Il faut ajouter une chose que la mythologie du visionnaire écrase systématiquement : c’était un homme constamment en train de traduire. Coréen exilé par la guerre, écrivant dans un allemand approximatif et un anglais fait de calembours, il abordait les machines occidentales avec un accent. Ses œuvres bégaient, décalent, transposent mal — et ce bégaiement est leur substance même. Le retard du satellite, le tremblement de la synchronisation, la couleur qui bave : ce sont des fautes de prononciation transformées en style.

Le 1er janvier 1984, une émission relie en direct un studio new-yorkais et le Centre Pompidou, avec des apparitions de compositeurs, de poètes, de chorégraphes et de groupes pop, dans un joyeux désordre de décalages et de raccords ratés. Suivront d’autres ponts par satellite, jusqu’aux Jeux de Séoul en 1988. Ces pièces sont devenues des icônes. Mais on ne dit presque jamais ce qui les a rendues possibles : des chaînes publiques américaines dotées de laboratoires expérimentaux, des fondations philanthropiques finançant des résidences d’artistes dans des stations de télévision, des ingénieurs — dont un complice japonais avec lequel il conçut un synthétiseur vidéo — payés pour bricoler avec un plasticien. Bref, un régime d’argent lent, public ou paraphilanthropique, qui achetait du temps d’antenne pour le gaspiller en interférences.
C’est ici que la comparaison avec notre présent devient cruelle.

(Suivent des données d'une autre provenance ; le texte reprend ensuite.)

template <class T>
__global__ __launch_bounds__(64) void qr_init_kernel(QrState* __restrict__ st, int n) {
    if (threadIdx.x == 0) {
        QrState s;
        s.ilo = 0; s.ihi = n - 1; s.nch = 0; s.mode = QR_IDLE; s.stall = 0; s.sweeps = 0; s.fail = 0;
        for (int c = 0; c < QKC; ++c) { s.k[c] = 0; s.tau[c][0] = s.tau[c][1] = 1; s.tau_last[c] = 0; s.w0[c] = 0; s.w1[c] = 0; }
        st[blockIdx.x] = s;
    }
}

__device__ __forceinline__ void clear_windows(QrState& st) {
// ... 8 lines not shown
    int ktot = avail < QNS * room ? avail : QNS * room;
    if (ktot < 0) ktot = 0;
    st.nch = (ktot + QNS - 1) / QNS;
#pragma unroll
    for (int c = 0; c < QKC; ++c) {
        int kc = ktot - QNS * c;
        kc = kc < 0 ? 0 : (kc > QNS ? QNS : kc);
        st.k[c] = kc;
        if (kc > 0) { st.tau[c][0] = st.tau[c][1] = 0; st.tau_last[c] = (ihi - 1 - ilo) + 2 * (kc - 1); }
        else { st.tau[c][0] = st.tau[c][1] = 1; st.tau_last[c] = 0; }
    }
    return ktot;
}
__device__ __forceinline__ int chain_shift_pos(const QrState& st, int ktot, int c, int s) { return ktot - QNS * c - st.k[c] + s; }
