+def _conv_batchable(p: torch.Tensor) -> bool:
+    return p.is_cuda and p.dtype == torch.float32 and p.is_contiguous()
+
+
+_MAP_ONCE: dict = {}
+
+
+def _map_names_each_once(m: torch.Tensor, channels: int) -> bool:
+    hit = _MAP_ONCE.get((id(m), channels))
+    if hit is None or hit[0]() is not m:
+        if torch.cuda.is_current_stream_capturing():
+            return False
+        v = m.detach().cpu()
+        v = v[v >= 0].sort().values
+        hit = (weakref.ref(m), bool(v.numel() == channels and torch.equal(v, torch.arange(channels, dtype=v.dtype))))
+        _MAP_ONCE[(id(m), channels)] = hit
+    return hit[1]
+
+
+def adam_pack_targets(params) -> dict:
+    from . import headops
+    ids = {id(p): p for p in params}
+    found: dict = {}
+    if not ids:
+        return found
+    for key, hit in _WCACHE.items():
+        p = ids.get(key[0])
+        if p is None or hit[0]() is not p:
+            continue
+        ok = key[1] == torch.bfloat16 and key[0] not in found and _lin_batchable(p, hit)
+        found[key[0]] = (hit[2], hit[3], None, None) if ok else None
+    for key, hit in headops._CW.items():
+        p = ids.get(key[0])
+        if p is None or hit[0]() is not p:
+            continue
+        _, _, fwd, dg, omap, imap = hit
+        ok = (key[1] == torch.bfloat16 and key[0] not in found and _conv_batchable(p) and p.dim() == 4 and p.shape[1] % 4 == 0
+              and p.shape[2] * p.shape[3] <= 144 and _map_names_each_once(omap, p.shape[0]) and _map_names_each_once(imap, p.shape[1]))
+        found[key[0]] = (fwd, dg, omap, imap) if ok else None
+    return {k: v for k, v in found.items() if v is not None}
+
+
+def restamp(params) -> None:
+    from . import headops
+    ids = {id(p): p for p in params}
+    if not ids:
+        return
+    for key, hit in _WCACHE.items():
+        p = ids.get(key[0])
+        if p is not None and hit[0]() is p:
+            hit[1] = (p._version, p.data_ptr(), tuple(p.shape), p.device)
+    for key, hit in list(headops._CW.items()):
+        p = ids.get(key[0])
+        if p is not None and hit[0]() is p:
+            headops._CW[key] = (hit[0], (p._version, p.data_ptr(), tuple(p.shape))) + tuple(hit[2:])
+
+
 def repack(params) -> int:
     from . import headops
     ids = {id(p): p for p in params}
@@ -96,16 +160,13 @@
         if p is None or hit[0]() is not p:
             continue
         w = p.detach()
-        if not (w.dim() == 2 and w.is_cuda and w.dtype == torch.float32 and w.is_contiguous() and w.shape[0] % 4 == 0
-                and w.shape[1] % 4 == 0 and hit[2].shape == w.shape and hit[2].device == w.device):
-            continue
-        if hit[3] is not None and hit[3].shape != (w.shape[1], w.shape[0]):
+        if not _lin_batchable(p, hit):
             continue
         lin.setdefault(key[1], []).append((w, hit[2], hit[3]))
         hit[1] = (p._version, p.data_ptr(), tuple(p.shape), p.device)
     for key, hit in list(headops._CW.items()):
         p = ids.get(key[0])
-        if p is None or hit[0]() is not p or not (p.is_cuda and p.dtype == torch.float32 and p.is_contiguous()):
+        if p is None or hit[0]() is not p or not _conv_batchable(p):
             continue
         ref, _, fwd, dg, omap, imap = hit
         conv.setdefault(key[1], []).append((p.detach(), fwd, dg, omap, imap))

Le vocabulaire de l’« autoroute électronique », qu’il forgea dans un rapport prospectif au milieu des années 1970, a été récupéré par les promoteurs des réseaux comme une prophétie flatteuse. Mais la condition matérielle de son travail a disparu. Aujourd’hui, la latence est un coût que les plateformes optimisent, le glitch un incident à supprimer, et les artistes accueillis par les entreprises technologiques signent des accords de confidentialité au lieu de saboter joyeusement le signal. Personne ne finance plus le bruit. On finance sa disparition.

Reste la question la plus concrète, et la plus impensée. Ses grandes installations — jusqu’à ces cartographies murales assemblant plus de trois cents téléviseurs — sont entrées dans une phase de gériatrie généralisée. Les tubes s’épuisent, les couleurs virent, les alimentations lâchent. Deux écoles s’affrontent chez les conservateurs : remplacer par des dalles plates, en sauvant l’image ; ou préserver le tube, en sauvant l’objet. Le débat paraît technique, il est esthétique et presque moral. Un écran cathodique chauffe, siffle légèrement, pèse, projette de la lumière depuis l’intérieur ; une dalle plate affiche. Substituer l’un à l’autre, c’est repeindre un bronze en gris.

Lui-même semblait assez indifférent à l’idée de durer, ce qui n’arrange rien : le marché, lui, exige des pièces stables et assurables. Le résultat est une situation d’une ironie parfaite. Un artiste qui célébrait le flux, l’aléatoire et l’obsolescence est devenu un dossier de restauration, un problème de stocks, une négociation entre ayants droit et ateliers spécialisés. Chaque exposition rétrospective est désormais aussi une opération chirurgicale.
Alors oui, la révolution a été retransmise — mais pas celle que l’on croit. Elle n’a pas remplacé le journal du soir par de l’art, elle n’a pas rendu les masses critiques, elle n’a même pas modifié durablement le petit écran. Elle a déplacé le regard du programme vers l’appareil, du sens vers la matière du signal. Et son héritage le plus vivant n’est peut-être pas dans les installations immersives contemporaines, souvent trop lisses, mais chez ceux qui bidouillent des consoles mortes, détournent des imprimantes, forcent des modèles génératifs à produire leurs propres bugs. La question n’est plus de savoir s’il avait vu juste. Elle est de savoir qui, aujourd’hui, a encore les moyens de payer l’interférence.